Your assignment: Look through the material for lines with the word "npix", and copy each one.

Data records:
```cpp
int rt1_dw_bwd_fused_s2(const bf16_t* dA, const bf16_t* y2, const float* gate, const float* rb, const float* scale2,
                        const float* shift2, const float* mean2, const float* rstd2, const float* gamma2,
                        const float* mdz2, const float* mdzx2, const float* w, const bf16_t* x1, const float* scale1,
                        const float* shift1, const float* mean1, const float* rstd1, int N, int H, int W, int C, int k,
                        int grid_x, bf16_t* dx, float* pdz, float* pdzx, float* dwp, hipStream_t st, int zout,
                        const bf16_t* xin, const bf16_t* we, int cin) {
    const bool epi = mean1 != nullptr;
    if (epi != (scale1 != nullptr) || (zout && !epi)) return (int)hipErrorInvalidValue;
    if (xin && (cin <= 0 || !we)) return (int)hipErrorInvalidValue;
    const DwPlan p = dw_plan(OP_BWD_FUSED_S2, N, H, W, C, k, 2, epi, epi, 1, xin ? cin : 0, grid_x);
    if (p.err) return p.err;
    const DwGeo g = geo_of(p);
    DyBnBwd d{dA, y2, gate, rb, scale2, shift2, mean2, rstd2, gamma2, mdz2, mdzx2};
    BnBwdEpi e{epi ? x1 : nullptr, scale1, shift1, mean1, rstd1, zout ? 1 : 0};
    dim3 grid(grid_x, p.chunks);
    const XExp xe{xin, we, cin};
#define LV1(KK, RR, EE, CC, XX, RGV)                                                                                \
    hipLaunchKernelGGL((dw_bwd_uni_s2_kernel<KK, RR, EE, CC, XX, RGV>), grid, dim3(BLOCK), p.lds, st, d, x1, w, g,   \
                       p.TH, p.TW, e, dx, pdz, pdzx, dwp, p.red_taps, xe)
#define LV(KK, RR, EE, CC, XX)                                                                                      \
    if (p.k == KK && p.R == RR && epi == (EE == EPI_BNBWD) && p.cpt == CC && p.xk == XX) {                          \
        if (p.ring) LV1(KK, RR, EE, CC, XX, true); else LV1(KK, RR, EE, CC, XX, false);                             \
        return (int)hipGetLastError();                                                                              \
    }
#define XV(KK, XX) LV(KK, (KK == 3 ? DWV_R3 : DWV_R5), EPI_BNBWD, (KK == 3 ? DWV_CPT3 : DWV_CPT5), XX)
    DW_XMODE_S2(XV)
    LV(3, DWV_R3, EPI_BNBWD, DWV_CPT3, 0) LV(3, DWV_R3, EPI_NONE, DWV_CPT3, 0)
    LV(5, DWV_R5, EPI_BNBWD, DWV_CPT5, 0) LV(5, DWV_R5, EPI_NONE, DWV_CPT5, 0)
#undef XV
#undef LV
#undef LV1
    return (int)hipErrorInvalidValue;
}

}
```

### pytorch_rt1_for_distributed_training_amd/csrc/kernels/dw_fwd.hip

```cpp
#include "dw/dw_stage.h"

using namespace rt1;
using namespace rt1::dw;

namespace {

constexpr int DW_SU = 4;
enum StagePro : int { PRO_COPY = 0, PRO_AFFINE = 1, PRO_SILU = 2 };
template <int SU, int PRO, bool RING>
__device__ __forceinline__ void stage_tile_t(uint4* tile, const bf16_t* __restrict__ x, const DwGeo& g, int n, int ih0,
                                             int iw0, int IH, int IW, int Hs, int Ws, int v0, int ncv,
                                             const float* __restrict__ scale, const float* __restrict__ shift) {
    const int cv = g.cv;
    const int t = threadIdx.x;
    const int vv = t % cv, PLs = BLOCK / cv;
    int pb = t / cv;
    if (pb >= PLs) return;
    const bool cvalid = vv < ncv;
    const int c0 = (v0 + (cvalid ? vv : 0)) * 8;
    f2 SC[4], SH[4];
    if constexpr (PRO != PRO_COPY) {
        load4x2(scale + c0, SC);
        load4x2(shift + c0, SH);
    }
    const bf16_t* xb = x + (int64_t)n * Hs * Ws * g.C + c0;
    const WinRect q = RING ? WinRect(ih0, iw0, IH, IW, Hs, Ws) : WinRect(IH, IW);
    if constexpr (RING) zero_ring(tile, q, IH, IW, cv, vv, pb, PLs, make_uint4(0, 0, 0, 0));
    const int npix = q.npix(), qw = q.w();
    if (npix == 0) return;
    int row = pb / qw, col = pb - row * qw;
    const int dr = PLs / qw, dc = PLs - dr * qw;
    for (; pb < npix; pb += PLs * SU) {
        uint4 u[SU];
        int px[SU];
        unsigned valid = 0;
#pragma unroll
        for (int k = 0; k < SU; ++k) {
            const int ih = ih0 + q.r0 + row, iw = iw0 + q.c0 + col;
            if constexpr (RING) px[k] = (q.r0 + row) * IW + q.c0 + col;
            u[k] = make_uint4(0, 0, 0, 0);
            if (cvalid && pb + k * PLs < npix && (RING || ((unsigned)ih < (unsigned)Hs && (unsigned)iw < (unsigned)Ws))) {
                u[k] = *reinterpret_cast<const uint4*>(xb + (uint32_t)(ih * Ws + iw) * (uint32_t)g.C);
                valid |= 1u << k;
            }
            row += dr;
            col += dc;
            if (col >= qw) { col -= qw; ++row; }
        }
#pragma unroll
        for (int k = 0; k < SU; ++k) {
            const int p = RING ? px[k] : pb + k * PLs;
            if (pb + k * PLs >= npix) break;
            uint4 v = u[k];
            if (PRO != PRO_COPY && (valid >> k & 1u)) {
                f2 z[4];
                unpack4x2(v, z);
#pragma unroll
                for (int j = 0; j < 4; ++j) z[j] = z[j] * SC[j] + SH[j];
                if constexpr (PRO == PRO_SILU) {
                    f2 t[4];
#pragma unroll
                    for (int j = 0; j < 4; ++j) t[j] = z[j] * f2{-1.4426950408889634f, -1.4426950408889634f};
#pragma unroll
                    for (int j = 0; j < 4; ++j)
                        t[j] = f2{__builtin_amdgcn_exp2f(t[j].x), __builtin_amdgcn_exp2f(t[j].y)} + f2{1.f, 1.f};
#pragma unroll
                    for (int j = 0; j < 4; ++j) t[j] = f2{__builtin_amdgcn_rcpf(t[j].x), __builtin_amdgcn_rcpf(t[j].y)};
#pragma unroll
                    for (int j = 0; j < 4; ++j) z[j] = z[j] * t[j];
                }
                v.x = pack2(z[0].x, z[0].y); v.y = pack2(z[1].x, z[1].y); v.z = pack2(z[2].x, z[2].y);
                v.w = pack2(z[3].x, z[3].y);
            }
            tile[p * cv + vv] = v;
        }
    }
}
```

Response below:
    const int npix = q.npix(), qw = q.w();
    if (npix == 0) return;
    for (; pb < npix; pb += PLs * SU) {
            if (cvalid && pb + k * PLs < npix && (RING || ((unsigned)ih < (unsigned)Hs && (unsigned)iw < (unsigned)Ws))) {
            if (pb + k * PLs >= npix) break;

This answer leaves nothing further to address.